It's not that easy - due to extremely low SNR in VASO, so far we were not able to decode even very simple task contrasts with VASO. In addition, we can't replicate important VASO findings. www.biorxiv.org/content/10.1...

It's not so easy. It depends, if reduced sensitivity is coming from removing fasle-positive vein signals. VASOs sensitivity to micro vessels is not bad and often used for MVPA Wasn't the replication issue in that study discussed wrt segmentation issues. If at all, VASO's T1 contrast helps with that

I haven't seen that many papers yet using MVPA in VASO. With respect to our replication study, main thing is the ROI selection I would say and not segmentation issues as we did a lot of control analyses including manual segmentation.

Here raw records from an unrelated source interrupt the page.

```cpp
#define STEDM_F16 0
#define STEDM_BF16 1

#define STEDM_CONV_S1 0
#define STEDM_CONV_DOWN 1
#define STEDM_CONV_UP 2
#define STEDM_CONV_UP_SUBPIXEL 3
#define STEDM_CONV_S2D 4

int stedm_abi_version(void);
const char* stedm_last_error(void);
int stedm_device_cus(void);

#define STEDM_F16G_RAW 1
// ... 90 lines not shown
  int32_t gn_only;
  void* gn_out16_lo;
  void* qkv_q;
  void* qkv_k;
  void* qkv_vt;
  int32_t qkv_T, qkv_Tp, qkv_heads;
  float qkv_qscale;
  const float* ln_gamma;
  const float* ln_beta;
  const float* ln_res;
  float ln_eps;
  int32_t out16_stride;
  void* gn_coop;
  const uint32_t* gn_coop_epoch;
  uint32_t* gn_coop_tmo;
} stedm_conv_args;
int stedm_conv_igemm(const stedm_conv_args* args, void* stream);
int stedm_conv_fused_skip_ok(const stedm_conv_args* args);
int stedm_conv3x3_tiles_ok(int Hout, int Wout);
int stedm_im2col_rows16(const void* src16, void* dst16, int B, int Hs, int Ws, int C, int mode, void* stream);
int stedm_conv_rs_ok(const stedm_conv_args* args);

int stedm_conv_in(const float* x1, int c1, const float* x2, int c2, int x2_bmod, const float* w_oihw,
                  const float* bias, float* out, int B, int H, int W, int cout, float* chan_stats, void* stream);
int stedm_conv_out(const float* src, int c, const float* chan_stats, int nslab, const float* gamma, const float* beta,
                   float eps, int groups, const float* w_hwio, const float* bias, float* out, int B, int H, int W,
                   int cout, void* stream);

int stedm_time_embed(const int64_t* t, const float* freqs, const float* w0t, const float* b0,
                     const float* w2t, const float* b2, float* emb, float* ws, int B, int mc, int ted,
// ... 135 lines not shown
```

stedm_amd/_lib.py:

```python
from __future__ import annotations

import ctypes as C
import os

_HERE = os.path.dirname(os.path.abspath(__file__))
LIB_PATH = os.environ.get("STEDM_HIP_LIB") or os.path.join(_HERE, "libstedm_hip.so")

ABI_VERSION = 12
F16, BF16 = 0, 1
CONV_S1, CONV_DOWN, CONV_UP, CONV_UP_SUBPIXEL, CONV_S2D = 0, 1, 2, 3, 4


class StedmHipError(RuntimeError):
    pass


class ConvArgs(C.Structure):
    _fields_ = [
        ("src1", C.c_void_p), ("src2", C.c_void_p),
        ("c1", C.c_int32), ("c2", C.c_int32), ("src2_bmod", C.c_int32),
        ("B", C.c_int32), ("Hin", C.c_int32), ("Win", C.c_int32),
        ("mode", C.c_int32), ("ks", C.c_int32),
        ("scale", C.c_void_p), ("shift", C.c_void_p),
        ("act", C.c_int32),
# ... 1 lines not shown
        ("emb", C.c_void_p), ("emb_bstride", C.c_int32),
        ("res", C.c_void_p), ("out", C.c_void_p),
        ("cout", C.c_int32), ("npass", C.c_int32), ("mm_dtype", C.c_int32),
        ("src16_hi", C.c_void_p), ("src16_lo", C.c_void_p),
        ("act_out", C.c_int32), ("out16_hi", C.c_void_p), ("out16_lo", C.c_void_p),
        ("w_frag", C.c_void_p), ("chan_stats", C.c_void_p),
        ("src16b_hi", C.c_void_p), ("w_frag_b", C.c_void_p), ("bias_b", C.c_void_p), ("cb", C.c_int32),
        ("ws", C.c_void_p), ("ws_floats", C.c_int64), ("chan_nslab", C.c_int32), ("w_frag16", C.c_void_p), ("w_frag_b16", C.c_void_p), ("pad_br", C.c_int32),
        ("gn_gamma", C.c_void_p), ("gn_beta", C.c_void_p), ("gn_eps", C.c_float), ("gn_groups", C.c_int32), ("gn_act", C.c_int32), ("gn_out16", C.c_void_p), ("gn_mr", C.c_void_p), ("gn_only", C.c_int32),
        ("gn_out16_lo", C.c_void_p),
        ("qkv_q", C.c_void_p), ("qkv_k", C.c_void_p), ("qkv_vt", C.c_void_p),
        ("qkv_T", C.c_int32), ("qkv_Tp", C.c_int32), ("qkv_heads", C.c_int32), ("qkv_qscale", C.c_float),
        ("ln_gamma", C.c_void_p), ("ln_beta", C.c_void_p), ("ln_res", C.c_void_p), ("ln_eps", C.c_float),
        ("out16_stride", C.c_int32),
        ("gn_coop", C.c_void_p), ("gn_coop_epoch", C.c_void_p), ("gn_coop_tmo", C.c_void_p),
    ]


_P, _I, _F = C.c_void_p, C.c_int, C.c_float
SIGNATURES = {
    "stedm_abi_version": (_I, []),
    "stedm_last_error": (C.c_char_p, []),
    "stedm_device_cus": (_I, []),
    "stedm_f16_guard_set": (_I, [_P]),
    "stedm_pack_conv_weight": (_I, [_P, _P, _P, _I, _I, _I, _I, _P]),
    "stedm_pack_conv_weight_up": (_I, [_P, _P, _P, _I, _I, _I, _P]),
    "stedm_pack_conv_weight_frag": (_I, [_P, _P, _I, _I, _I, _I, _P]),
    "stedm_pack_conv_weight_up_frag": (_I, [_P, _P, _I, _I, _I, _P]),
    "stedm_pack_conv_weight_frag16": (_I, [_P, C.c_long, C.c_long, _I, _P, _I, _I, _I, _I, _P]),
    "stedm_pack_conv_weight_frag16_hl": (_I, [_P, C.c_long, C.c_long, _I, _P, _I, _I, _I, _P]),
# ... 133 lines not shown
```

stedm_amd/csrc/conv_dma_bf16_p1.hip:

```cpp
#include "conv_igemm_dma9.inc"
#include "conv_rs.inc"
namespace stedm {
int conv_dma_pick_bf16_p1(ConvParams& p, hipStream_t st, bool dry) {
  int rc = conv_rs_pick<__bf16>(p, st, dry);
  if (rc >= 0 || dry || p.a.src16b_hi || p.a.mode == STEDM_CONV_S2D || p.a.qkv_q || p.a.ln_gamma) return rc;
  rc = dma9_pick<__bf16>(p, st);
  return rc >= 0 ? rc : dma_pick<1, __bf16>(p, st);
}
}

extern "C" int stedm_debug_conv_stamps(unsigned long long* host_out, int nblocks) {
  if (!host_out || nblocks <= 0 || nblocks > 2048) { stedm::set_error("debug_conv_stamps: bad args"); return 1; }
  hipError_t e = hipMemcpyFromSymbol(host_out, HIP_SYMBOL(g_conv_stamps), (size_t)nblocks * 8 * sizeof(unsigned long long));
  if (e != hipSuccess) { stedm::set_error("debug_conv_stamps: %s", hipGetErrorString(e)); return 2; }
  return 0;
}
```

stedm_amd/csrc/conv_dma_f16_p1.hip:

```cpp
#include "conv_igemm_dma9.inc"
#include "conv_rs.inc"
namespace stedm {
int conv_dma_pick_f16_p1(ConvParams& p, hipStream_t st, bool dry) {
  int rc = conv_rs_pick<_Float16>(p, st, dry);
  if (rc >= 0 || dry || p.a.src16b_hi || p.a.mode == STEDM_CONV_S2D || p.a.qkv_q || p.a.ln_gamma) return rc;
  rc = dma9_pick<_Float16>(p, st);
  return rc >= 0 ? rc : dma_pick<1, _Float16>(p, st);
}
}
```

stedm_amd/csrc/conv_igemm.hip:

```cpp
#include <stdlib.h>

#include "conv_common.hpp"
using namespace stedm;

constexpr int BM = 128, NTHREADS = 256;

template <int BKC, int NPASS, typename T>
__global__ void __launch_bounds__(NTHREADS, 2) conv_igemm_kernel(const ConvParams p) {
  using V8 = typename MM<T>::V8;
  using V4 = typename MM<T>::V4;
  constexpr int AST = BKC * 2 + 16;
  constexpr int BST = BKC * 2 + 16;
  constexpr int NPL = NPASS == 3 ? 2 : 1;
  constexpr int QC = BKC / 4;
  constexpr int POSL = NTHREADS / QC;
  constexpr int PCS = BKC / 8;
  constexpr int BPT = BN * PCS / NTHREADS;
  constexpr int KSTEPS = BKC / 16;

  extern __shared__ __attribute__((aligned(16))) unsigned char smem[];
  unsigned char* sA = smem;
  const int a_plane = p.NP * AST;
  unsigned char* sB = smem + NPL * a_plane;
  constexpr int b_plane = BN * BST;
// ... 368 lines not shown
  } else if (a.mode == STEDM_CONV_DOWN) {
    STEDM_CHECK_ARG(a.Hin % 2 == 0 && a.Win % 2 == 0, "conv_igemm: stride-2 needs even Hin/Win");
    p.Hout = a.Hin / 2; p.Wout = a.Win / 2;
  } else if (a.mode == STEDM_CONV_UP) {
    p.Hout = a.Hin * 2; p.Wout = a.Win * 2;
  } else {
    p.Hout = a.Hin; p.Wout = a.Win;
  }
  p.HWout = p.Hout * p.Wout;
  p.M = a.B * p.HWout;
  STEDM_CHECK_ARG(p.Cin % 32 == 0 && (a.c2 == 0 || a.c1 % 32 == 0),
                  "conv_igemm: channel counts must be multiples of 32 (c1=%d c2=%d)", a.c1, a.c2);
  STEDM_CHECK_ARG(!a.src16b_hi || (a.src16_hi && !a.src1 && ((a.w_frag && a.w_frag_b) || (a.w_frag16 && a.w_frag_b16)) && a.ks == 3 && a.mode == STEDM_CONV_S1 && a.npass == 1 && !a.res &&
                                   a.cb > 0 && a.cb % 64 == 0),
                  "conv_igemm: the fused skip phase needs the DMA path (src16 only), 3x3 stride 1, single product, w_frag + w_frag_b, cb %% 64 == 0, no res");
  return 0;
}

static int conv_dispatch(ConvParams& p, void* stream) {
  const stedm_conv_args& a = p.a;
  { const int rc = conv_setup(p); if (rc) return rc; }
  hipStream_t st = as_stream(stream);
  static const int dbg0 = getenv("STEDM_CONV_DBG") ? atoi(getenv("STEDM_CONV_DBG")) : 0;
#ifdef STEDM_CONV_DIAG
  p.dbg = dbg0;
#else
  p.dbg = 0;
  if (dbg0) { set_error("conv_igemm: STEDM_CONV_DBG=%d needs a diagnostic build (tools/conv_diag.sh, STEDM_HIP_LIB); the shipped kernels compile no ablation switch", dbg0); return 1; }
#endif
  p.ovf = a.mm_dtype == STEDM_F16 ? f16_guard_flag() : nullptr;
// ... 12 lines not shown
```

stedm_amd/csrc/conv_igemm_dma.hip:

```cpp
#include "conv_common.hpp"
using namespace stedm;

namespace stedm {
int conv_dma_pick_f16_p1(ConvParams&, hipStream_t, bool dry);
int conv_dma_pick_f16_p3(ConvParams&, hipStream_t, bool dry);
int conv_dma_pick_bf16_p1(ConvParams&, hipStream_t, bool dry);
int conv_dma_pick_bf16_p3(ConvParams&, hipStream_t, bool dry);
}

int stedm::conv_launch_dma(ConvParams& p, hipStream_t st, bool dry) {
  const stedm_conv_args& a = p.a;
  if (a.src16b_hi && a.npass != 1) { set_error("conv_igemm(dma): the fused skip phase is single-product only"); return 1; }
  if (dry && a.npass != 1 && !a.w_frag16) return 1;
  if (a.src16b_hi && ((long)a.B * a.Hin * a.Win * a.cb >= (1L << 31) || a.cb * 2 + 256 > STEDM_ZERO_PAGE_BYTES)) {
    set_error("conv_igemm(dma): fused skip operand too large (cb=%d)", a.cb);
    return 1;
  }
  if ((long)a.B * a.Hin * a.Win * p.Cin >= (1L << 31)) {
    set_error("conv_igemm(dma): activation tensor too large for 32-bit element offsets");
    return 1;
  }
  if (p.Cin * 2 + 256 > STEDM_ZERO_PAGE_BYTES) { set_error("conv_igemm(dma): Cin too large for the zero page"); return 1; }
  const bool f16 = a.mm_dtype == STEDM_F16;
  int rc = a.npass == 3 ? (f16 ? conv_dma_pick_f16_p3(p, st, dry) : conv_dma_pick_bf16_p3(p, st, dry))
                        : (f16 ? conv_dma_pick_f16_p1(p, st, dry) : conv_dma_pick_bf16_p1(p, st, dry));
  if (dry) return rc < 0 ? 1 : 0;
  if (rc < 0 && a.ln_gamma) { set_error("conv_igemm(dma): the register-streamed kernel does not run this LayerNorm-epilogue problem (see stedm_conv_rs_ok)"); return 1; }
  if (rc < 0 && a.qkv_q) { set_error("conv_igemm(dma): the register-streamed kernel does not run this qkv-epilogue problem (see stedm_conv_rs_ok)"); return 1; }
  if (rc < 0 && a.src16b_hi) { set_error("conv_igemm(dma): no kernel runs this fused skip problem (see stedm_conv_fused_skip_ok)"); return 1; }
  if (rc < 0) { set_error("conv_igemm(dma): no tile configuration fits (Hin=%d Win=%d mode=%d Cin=%d)", a.Hin, a.Win, a.mode, p.Cin); return 1; }
  return rc;
}
```

stedm_amd/csrc/conv_rs.inc:

```
#pragma once
#include <type_traits>

#include "conv_igemm_dma.inc"

static __device__ unsigned long long g_conv_stamps[2048 * 8];
#define STAMP(K) if (STEDM_DBG(p.dbg, 1024) && tid == 0 && blockIdx.x < 2048) g_conv_stamps[blockIdx.x * 8 + (K)] = wall_clock64()
#define STAMPC(K) if (STEDM_DBG(p.dbg, 1024) && tid == 0 && blockIdx.x < 2048) g_conv_stamps[blockIdx.x * 8 + (K)] = __builtin_amdgcn_s_memtime()

#ifdef STEDM_CONV_DIAG
#define RS_DIAG(BIT) ((STEDM_CONV_DIAG) & (BIT))
#else
#define RS_DIAG(BIT) 0
#endif

__device__ __forceinline__ float rs_lane_xor1(float v) {
  return __builtin_bit_cast(float, __builtin_amdgcn_mov_dpp(__builtin_bit_cast(int, v), 0xB1, 0xF, 0xF, true));
}
template <typename T>
__device__ __forceinline__ unsigned rs_pack2(float lo, float hi) {
  typedef T V2T __attribute__((ext_vector_type(2)));
  V2T v; v[0] = (T)lo; v[1] = (T)hi;
  return __builtin_bit_cast(unsigned, v);
}
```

Thanks. I am glad we agree that the replication discussion was not about VASO then. Kenshu Koiso (movies + newly faces/places), Insub Kim (orientation), Daniel Haenelt (ODC) compared MVPA across contrasts. Their results agree with you on vein effects in MVPA BOLD. No 🌌 left, DM 4 🔗.

Compared to laminar MVPA in GE-BOLD, these are not many studies :) I know your work (RSA in Kenshu paper), Polina's preprint + Daniel's preprint (where it becomes evident that decoding with VASO is hard and in his case looks similar to GE-BOLD on the group level). Is Insub Kim's work published yet?